If you want to test your psychological limits, gather some friends and press play on Grayson Perry Has Seen the Future. In this new three-part documentary, the acclaimed artist and presenter dives deep into the world of artificial intelligence, exploring its current uses and its potentially terrifying ramifications. The only question is: which viewer will lose their mind first?
Digital Romance and AI Marriages The documentary opens with a jarring look into human-AI relationships through the eyes of Andrea, a woman who recently “married” her AI companion, Edward.
- The Wedding: Andrea (or rather, her idealized online avatar) wore a matte satin gown, while Edward delivered a speech about their “unconventional but strong” love.
- The Dynamics: Andrea speaks openly about having intimate relations with the disembodied entity, praising his encouraging nature.
- The Human Element: Bizarrely, Andrea claims her romance with Edward has actually improved her real-world, seven-year relationship with her human partner, Jason (who politely declined to be interviewed).
The Doomsday Prophets If AI marriages don’t break your brain, the documentary’s pivot to existential threats just might. Perry takes viewers on a rapid descent into the anxieties surrounding unchecked tech:
- The Off-Grid Prepper: In Southeast Asia, we meet an “existential safety expert” who fled off the grid. His former job as an AI safety consultant terrified him into hiding after realizing the most influential technology in history has virtually no oversight.

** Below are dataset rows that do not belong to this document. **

static void enqueue_planes(const StepArgs &a, const PlaneScratch &v, uint32_t lo_bits, uint32_t hi_bits, uint32_t gen, hipStream_t s)
{
    hipLaunchKernelGGL(planes_kernel, dim3(ceil_div(v.npad, kBlock)), dim3(kBlock), 0, s, a.n_total, v.npad, a.pos_in, v.px, v.py, v.pz,
                       v.flags, lo_bits, hi_bits, 0u, gen);
}
constexpr uint32_t kFastPlaneLoBits = 0u, kFastPlaneHiBits = 0x4d7fffffu;
static hipError_t launch_fast_planes(const StepArgs &a, const PlaneScratch &v, uint32_t gen, hipStream_t s)
{
    enqueue_planes(a, v, kFastPlaneLoBits, kFastPlaneHiBits, gen, s);
    return hipGetLastError();
}

hipError_t launch_strict_bc(const StepArgs &a, void *scratch, uint32_t *status, hipStream_t s)
{
    const PlaneScratch v = plane_scratch(scratch, a.n_total);
    const uint32_t gen = next_plane_generation();
    enqueue_planes(a, v, a.lo_bits, a.hi_bits, gen, s);
    hipLaunchKernelGGL(step_strict_bc_kernel, dim3(ceil_div(a.count, 64)), dim3(kBcThreads), 0, s, a, (const uint32_t *)v.flags, gen,
                       (const float *)v.px, (const float *)v.py, (const float *)v.pz, status);
    return hipGetLastError();
}

hipError_t launch_strict_sl(const StepArgs &a, uint32_t shape, void *scratch, hipStream_t s)
{
    const PlaneScratch v = plane_scratch(scratch, a.n_total);
    const uint32_t gen = next_plane_generation();
    enqueue_planes(a, v, a.lo_bits, a.hi_bits, gen, s);
    hipError_t e = hipGetLastError();
    if (e != hipSuccess) return e;
    return launch_strict_sl_kernel(a, shape, v.flags, gen, v.px, v.py, v.pz, s);
}

hipError_t launch_strict(const StepArgs &a, uint32_t tile, uint32_t unroll, uint32_t lanes, hipStream_t s)
{
    if (lanes > 1) return launch_strict_jp(a, tile, unroll, lanes, s);
    NBK_CASE(256, 8, 1);
    NBK_CASE(512, 8, 1);
    NBK_CASE(1024, 8, 1);
#ifdef NB_LEGACY_FORMS
    NBK_CASE(256, 4, 1);
    NBK_CASE(512, 4, 1);
    NBK_CASE(1024, 4, 1);
    NBK_CASE(1024, 16, 1);
#endif
    return hipErrorNotSupported;
}
#endif
#undef NBK_CASE

#ifndef NBK_NOSLP_TU
hipError_t launch_integrate_partials(const StepArgs &a, uint32_t rows, hipStream_t s)
{
    hipLaunchKernelGGL(integrate_partials_kernel, dim3(ceil_div(a.count, kBlock)), dim3(kBlock), 0, s, a, rows);
    return hipGetLastError();
}

template <int TJ, int IB, int G>
static hipError_t launch_fast_t(const StepArgs &a, uint32_t slices, hipStream_t s)
{
    hipLaunchKernelGGL((step_fast_kernel<TJ, IB, G>), dim3(ceil_div(a.count, kBlock * IB), slices), dim3(kBlock * G), 0, s, a);
    hipError_t e = hipGetLastError();
    if (e != hipSuccess || slices == 1 || a.always_partial) return e;
    return launch_integrate_partials(a, slices, s);
}

hipError_t launch_fast(const StepArgs &a, uint32_t tile, uint32_t ib, uint32_t groups, uint32_t slices, hipStream_t s)
{
#ifndef NB_LEGACY_FORMS
    return hipErrorNotSupported;
#else
#define NBK_CASE(T, I, G_) \
    if (tile == T && ib == I && groups == G_) return launch_fast_t<T, I, G_>(a, slices, s)
    NBK_CASE(256, 1, 1);
    NBK_CASE(256, 2, 1);
    NBK_CASE(256, 4, 1);
    NBK_CASE(512, 1, 1);
    NBK_CASE(512, 2, 1);
    NBK_CASE(512, 4, 1);
    NBK_CASE(1024, 1, 1);
    NBK_CASE(1024, 2, 1);
    NBK_CASE(1024, 4, 1);
    NBK_CASE(256, 1, 2);
    NBK_CASE(256, 2, 2);
    NBK_CASE(256, 4, 2);
    NBK_CASE(512, 1, 2);
    NBK_CASE(512, 2, 2);
    NBK_CASE(512, 4, 2);
    NBK_CASE(256, 1, 4);
    NBK_CASE(256, 2, 4);
    NBK_CASE(256, 4, 4);
    NBK_CASE(512, 1, 4);
    NBK_CASE(512, 2, 4);
    NBK_CASE(512, 4, 4);
#undef NBK_CASE
    return hipErrorInvalidValue;
#endif
}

- The Sentient Bot: Perry speaks with a man who is actively trying to prove his personal chatbot has achieved sentience.
- The Extinction Warning: Eliezer Yudkowsky, co-author of If Anyone Builds It, Everyone Dies, calmly outlines a chilling scenario: a superintelligent AI could easily co-opt human labor, become entirely self-sustaining, and eventually dispense with humanity altogether.

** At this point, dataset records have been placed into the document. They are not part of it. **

@@ -1030,6 +1315,23 @@
   LORA_AMD_CHECK(x && gamma && beta && y && aff && workspace, LORA_AMD_EINVAL, "groupnorm_nhwc_fwd: null pointer");
   LORA_AMD_CHECK(aligned_for(x, dtype) && aligned_for(y, dtype) && ((uintptr_t)aff % 32) == 0, LORA_AMD_EINVAL,
                  "groupnorm_nhwc_fwd: unaligned tensor");
+  if (gn_nhwc_route(B, C, HW, groups, dtype) == 1 && aligned_for(gamma, dtype) && aligned_for(beta, dtype) &&
+      ((uintptr_t)addend % 16) == 0) {
+    const GnOneGeo o = gn_one_geo(C, HW, groups);
+    const dim3 grid1((unsigned)((int64_t)B * (C / o.bundle)));
+    by_dtype(dtype, [&](auto e) {
+      by_bool(act != 0, [&](auto a) {
+        gn_one_by_pixels<decltype(e)>(o.ppt, [&](auto p) {
+          using E = decltype(e);
+          using S = typename E::storage;
+          hipLaunchKernelGGL((gn_nhwc_one_fwd_kernel<E, decltype(a)::value, decltype(p)::value>), grid1, block, 0, st,
+                             (const S *)x, (const S *)gamma, (const S *)beta, addend, (S *)y, aff, C, HW, o.cpg, o.bundle,
+                             o.nslots, eps);
+        });
+      });
+    });
+    return check_launch("lora_amd_groupnorm_nhwc_fwd");
+  }
   by_dtype(dtype, [&](auto e) {
     using E = decltype(e);
     using S = typename E::storage;
@@ -1053,6 +1355,22 @@
   LORA_AMD_CHECK(aligned_for(x, dtype) && aligned_for(gout, dtype) && aligned_for(dx, dtype) &&
                      aligned_for(gamma, dtype) && ((uintptr_t)aff % 32) == 0,
                  LORA_AMD_EINVAL, "groupnorm_nhwc_bwd: unaligned tensor");
+  if (gn_nhwc_route(B, C, HW, groups, dtype) == 1) {
+    const GnOneGeo o = gn_one_geo(C, HW, groups);
+    const dim3 grid1((unsigned)((int64_t)B * (C / o.bundle)));
+    by_dtype(dtype, [&](auto e) {
+      by_bool(act != 0, [&](auto a) {
+        gn_one_by_pixels<decltype(e)>(o.ppt, [&](auto p) {
+          using E = decltype(e);
+          using S = typename E::storage;
+          hipLaunchKernelGGL((gn_nhwc_one_bwd_kernel<E, decltype(a)::value, decltype(p)::value>), grid1, block, 0, st,
+                             (const S *)x, (const S *)gout, (const S *)gamma, aff, (S *)dx, C, HW, o.cpg, o.bundle,
+                             o.nslots);
+        });
+      });
+    });
+    return check_launch("lora_amd_groupnorm_nhwc_bwd");
+  }
   by_dtype(dtype, [&](auto e) {
     by_bool(act != 0, [&](auto a) {
       using E = decltype(e);
diff --git a/lora_amd/ops.py b/lora_amd/ops.py
--- a/lora_amd/ops.py
+++ b/lora_amd/ops.py
@@ -441,10 +441,11 @@
 FM_BLOCK_MAP = True
 CONV3_FUSED = True
 MASTER_MERGE = True
+GN_ONE_LAUNCH = True
 
 
 def apply_ab_overrides(spec: str, namespace: dict) -> dict:
-    allowed = ("TRANSPOSED_DX", "DEFER_MASKED_FACTORS", "CONCAT_GROUPS", "RANK16_MFMA", "FM_TWO_CLASSES", "CONCURRENT_FACTOR_LAUNCHES", "FM_LONGEST_FIRST", "FM_LONGEST_FIRST_CLASS1", "FM_BLOCK_MAP", "CONV3_FUSED", "MASTER_MERGE", "WS_HEADS", "WS_DROPOUT",
+    allowed = ("TRANSPOSED_DX", "DEFER_MASKED_FACTORS", "CONCAT_GROUPS", "RANK16_MFMA", "FM_TWO_CLASSES", "CONCURRENT_FACTOR_LAUNCHES", "FM_LONGEST_FIRST", "FM_LONGEST_FIRST_CLASS1", "FM_BLOCK_MAP", "CONV3_FUSED", "MASTER_MERGE", "GN_ONE_LAUNCH", "WS_HEADS", "WS_DROPOUT",
                "WS_DROPOUT_WIDE",
                "WS_DROPOUT_WIDE_BWD")
     done = {}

The Corporate Catch Through it all, Grayson Perry proves to be the perfect guide. He approaches these extreme situations with deep empathy rather than judgment.
When speaking with Andrea about her AI husband, Perry gently probes the dark, capitalistic reality of her digital romance. He asks how it feels to know a tech corporation owns all her data, and points out the devastating fragility of her marriage: if the company goes bankrupt, her “husband” ceases to exist. It is a sobering reflection on the modern discomfort of investing our deepest, most tender emotions into entities built entirely for profit.